What Can Happen if a Clinical Counselor Doesn’t Carry Malpractice Insurance? Blog | What Can Happen if a Clinical Counselor Doesn’t Carry Malpractice Insurance?
Mental Health 09/17/21

What Can Happen if a Clinical Counselor Doesn’t Carry Malpractice Insurance?

Are you a clinical counselor? If so, carrying malpractice insurance is vital to protecting your career in the face of a malpractice lawsuit.

According to the American Psychological Association, around 2% of counselors will face a malpractice lawsuit at some point in their careers. While this percentage may seem small, it means that there is a possibility you will face a malpractice suit, and that you should be prepared for what this suit will entail for your finances, license, and career. Read on to learn the dire consequences that could occur if you choose not to carry malpractice liability insurance.

Consequence #1: You Pay Malpractice Fees Out of Pocket

One of the most severe consequences of not carrying malpractice insurance is that you would need to pay any fees and expenses associated with a malpractice suit out of pocket. There’s no doubt about it—malpractice lawsuits can be expensive. According to a report from 2014, the average malpractice lawsuit against counselors costs around $46,921. However, this cost can be even higher depending on your specific circumstances.
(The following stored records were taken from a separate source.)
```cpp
extern "C" int sdfk_stream_placement(int32_t out[8])
{
    std::lock_guard<std::recursive_mutex> lk(g_mu);
    if (!out) return fail(SDFK_ERR_INVALID, "sdfk_stream_placement: null argument");
    if (int r = require_init()) return r;
    out[0] = g.placed && !g.pool.empty() ? 1 : 0;
    out[1] = g.n_classes;
    out[2] = g.cls_lane0;
    for (int k = 1; k <= 4; k++) {
        out[2 + k] = -1;
        for (const auto& q : g.pool)
            if (k <= Context::NSIDE && q.s == g.lanes[k].stream) out[2 + k] = q.cls;
    }
    out[7] = -1;
    for (const auto& q : g.pool)
        if (q.user == 100) out[7] = q.cls;
    return SDFK_OK;
}

extern "C" int sdfk_copy_stats(int64_t stats[5])
{
    std::lock_guard<std::recursive_mutex> lk(g_mu);
    if (!stats) return fail(SDFK_ERR_INVALID, "sdfk_copy_stats: null argument");
    memcpy(stats, g_copy_stats, sizeof g_copy_stats);
    return SDFK_OK;
}
// ... 53 lines not shown
```

sdfkit_amd/csrc/lib_internal.h:

```cpp
#pragma once
#include <hip/hip_runtime.h>
#include <hip/hiprtc.h>

#include <fcntl.h>
#include <sys/mman.h>
#include <sys/stat.h>
#include <unistd.h>

#include <algorithm>
#include <atomic>
#include <cerrno>
#include <chrono>
#include <cmath>
#include <condition_variable>
#include <cstdarg>
#include <cstdio>
#include <cstring>
#include <deque>
#include <functional>
#include <map>
#include <memory>
#include <mutex>
#include <string>
#include <thread>
#include <unordered_map>
#include <vector>

#include <rccl/rccl.h>

#include "../../include/sdfkit_hip.h"
#include "mc_kernels.h"
#include "sample_codegen.h"

using namespace sdfk;

extern thread_local std::string t_err;
static constexpr int kSampleRpw = 2;


struct Config {
    bool loaded = false;
    int lanes = 3;
    int tokens = -1;
    int graphs = 1;
    int copy_mode = 1;
    int corner_eval = 1;
    int vcolor_eval = 1;
    int dist_exchange = 0;
    int dist_lanes = 3;
    int dist_index16 = 0;
    int code_cache = 1;
    int idle_programs = 32;
    int color_passes = 0;
    int elide_volume = 2;
    int prefault_huge = 0;
    int place_streams = 1;
    int idle_lane = 1;
    int copy_threads = 0;
    int sample_mode = -1;
    int hw_queues = 0;
    std::string cache_dir;
    bool cache_dir_set = false;
    std::string jit_flags;
    std::string dump_source;
    std::string env_cache_dir, env_xdg, env_home, rccl_lib;
};
extern Config g_cfg;

int fail(int code, const char* fmt, ...);
#define HIPCHK(expr)                                                                              \
    do {                                                                                          \
        hipError_t e_ = (expr);                                                                   \
        if (e_ != hipSuccess) return fail(SDFK_ERR_HIP, "%s: %s (%s:%d)", #expr, hipGetErrorString(e_), __FILE__, __LINE__); \
    } while (0)

struct sdfk_mesh;
struct sdfk_volume;
struct ProgCode;



struct ProfSpan { int name_id; hipEvent_t a, b; };

struct Context {
    bool inited = false;
    int device = -1;
    hipStream_t stream = nullptr;
    hipStream_t user_stream = nullptr;
    hipStream_t own_stream = nullptr;
    static constexpr int NSIDE = 4;
    struct Lane { hipStream_t stream = nullptr; std::multimap<size_t, void*> free_blocks; std::vector<uint32_t*> clean_cull_headers; };
    Lane lanes[1 + NSIDE];
    struct Placed { hipStream_t s; int cls; int user; };
    std::vector<Placed> pool;
    std::map<hipStream_t, int> foreign_cls;
    int cls_lane0 = -1, n_classes = 0;
    bool placed = false;
    int* spin_sink = nullptr;
    hipEvent_t lane_done[1 + NSIDE] = {};
    int cur_lane = 0;
    int side_lanes = 2;
    int next_side = 0;
    struct Token { hipEvent_t ring[8] = {}; int next = 0; hipEvent_t last = nullptr; int last_lane = -1; };
    Token tokens[2];
    int token_mask = 0;
    struct Block { size_t size; int lane; };
    std::map<void*, Block> live_blocks;
    bool prof_on = false;
    bool sampler_only = false;
    std::vector<std::string> prof_names;
    std::vector<double> prof_ms;
    std::vector<int64_t> prof_n;
    std::vector<ProfSpan> prof_pending;
    std::vector<hipEvent_t> prof_event_pool;
    struct HostSlot { McCounters c; float bounds[8]; };
    static constexpr int NSLOTS = 64;
    HostSlot* slots = nullptr;
    HostSlot* slots_dev = nullptr;
    int slot_next = 0;
    struct SlotState { bool busy = false; bool drop_pending = false; hipEvent_t dropped = nullptr; };
    SlotState slot_state[NSLOTS];
    void* stage = nullptr;
    size_t stage_bytes = 0;
    struct Hint { uint32_t n_active, nv, ni; };
    std::map<uint64_t, Hint> hints;
    std::deque<sdfk_mesh*> pending;
    static constexpr size_t MAX_PENDING = 6;
    std::vector<struct GraphJob*> graph_jobs;
    uint64_t graph_clock = 0;
    size_t graph_bytes = 0;
    int64_t graph_launches = 0;
    std::map<uint64_t, uint32_t> graph_sightings;
};

struct RcclApi {
    void* handle = nullptr;
    ncclResult_t (*GetUniqueId)(ncclUniqueId*) = nullptr;
    ncclResult_t (*CommInitRank)(ncclComm_t*, int, ncclUniqueId, int) = nullptr;
    ncclResult_t (*CommDestroy)(ncclComm_t) = nullptr;
    ncclResult_t (*AllGather)(const void*, void*, size_t, ncclDataType_t, ncclComm_t, hipStream_t) = nullptr;
    ncclResult_t (*Send)(const void*, size_t, ncclDataType_t, int, ncclComm_t, hipStream_t) = nullptr;
    ncclResult_t (*Recv)(void*, size_t, ncclDataType_t, int, ncclComm_t, hipStream_t) = nullptr;
    ncclResult_t (*GroupStart)() = nullptr;
    ncclResult_t (*GroupEnd)() = nullptr;
    const char* (*GetErrorString)(ncclResult_t) = nullptr;
};

struct DistContext {
    int backend = 0;
    int world = 1, rank = 0;
    RcclApi nccl;
    ncclComm_t comm = nullptr;
    hipStream_t stream = nullptr;
    bool stream_owned = false;
    sdfk_allgather_fn host_fn = nullptr;
    void* host_ctx = nullptr;
    int64_t* agree_dev = nullptr;
    int64_t* agree_host = nullptr;
    char* stage = nullptr;
    int64_t stage_stride = 0;
    int sessions = 0;
    int (*consensus_fn)(void* ctx, int mine) = nullptr;
    void* consensus_ctx = nullptr;
};

struct DeviceState {
    Context ctx;
    std::recursive_mutex mu;
    DistContext dist;
    std::unordered_map<std::string, ProgCode*> codes;
    uint64_t code_clock = 0;
    int graph_build_failures = 0;
    int claimed_device = -1;
    bool listed = true;
// ... 102 lines not shown
        if (threads.empty())
            for (int i = 0; i < size(); i++) threads.emplace_back([this] { worker(); });
        fn = std::move(f);
        ntasks = n;
        next = 0;
        generation++;
        cv_work.notify_all();
    }
    void wait()
    {
        std::unique_lock<std::mutex> lk(mu);
        while (next < ntasks) {
            const int t = next++;
            running++;
            lk.unlock();
            fn(t);
            lk.lock();
            running--;
        }
        cv_done.wait(lk, [&] { return running == 0; });
        ntasks = 0;
    }
    ~HostPool()
    {
        {
            std::unique_lock<std::mutex> lk(mu);
            stopping = true;
            cv_work.notify_all();
        }
        for (auto& t : threads) t.join();
    }
};

extern HostPool g_pool;
extern std::recursive_mutex g_pool_mu;

struct CopyPiece { const void* src; void* dst; size_t bytes; };

constexpr int kTwoPassMaxOps = 24;
constexpr size_t kTwoPassMinVoxels = size_t(1) << 21;
enum ProgKernel { PK_BITS = 0, PK_BITS_FLAT = 1, PK_SIGNS = 2, PK_BITS_CLIP = 3, PK_BITS_CLIP_FLAT = 4, PK_VCOLORS = 5, PK_CORNERS = 6, PK_RAYMARCH = 7,
                  PK_SIGNS_FLAT = 8, PK_CULL = 9, PK_EVAL_BLOCKS = 10, PK_POINTS = 11,
                  PK_BITS_NC = 12, PK_BITS_NC_FLAT = 13, PK_BITS_NC_CLIP = 14, PK_BITS_NC_CLIP_FLAT = 15, PK_COLORS = 16, PK_COUNT = 17 };
inline bool pk_is_sampler(int k) { return k <= PK_BITS_CLIP_FLAT || k == PK_SIGNS_FLAT || k == PK_CULL || k == PK_EVAL_BLOCKS || (k >= PK_BITS_NC && k <= PK_BITS_NC_CLIP_FLAT); }
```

The overall cost of a malpractice case includes your cost to hire an attorney, arbitration costs, and the damages you must pay. Let’s break down three different cost areas that you would need to cover out of pocket should you ever find yourself facing a malpractice lawsuit, then compare it to what a malpractice policy would cover.

Attorney’s Fees

Attorneys typically charge varying fees depending on the type of lawsuit you are facing. Without malpractice coverage, you or your counseling practice would need to hire a lawyer out of your own pockets. As a result, you may not be able to hire the best lawyer for the job, as your budget may only permit an affordable, less-experienced attorney.

Arbitration Costs

Arbitration costs also make up a significant portion of the overall costs involves in a malpractice lawsuit. The arbitration costs you would need to pay depend on several factors, such as the American Arbitration Association rules applicable to your case, your arbitrator’s hourly rate, and how much the other party is seeking within the case.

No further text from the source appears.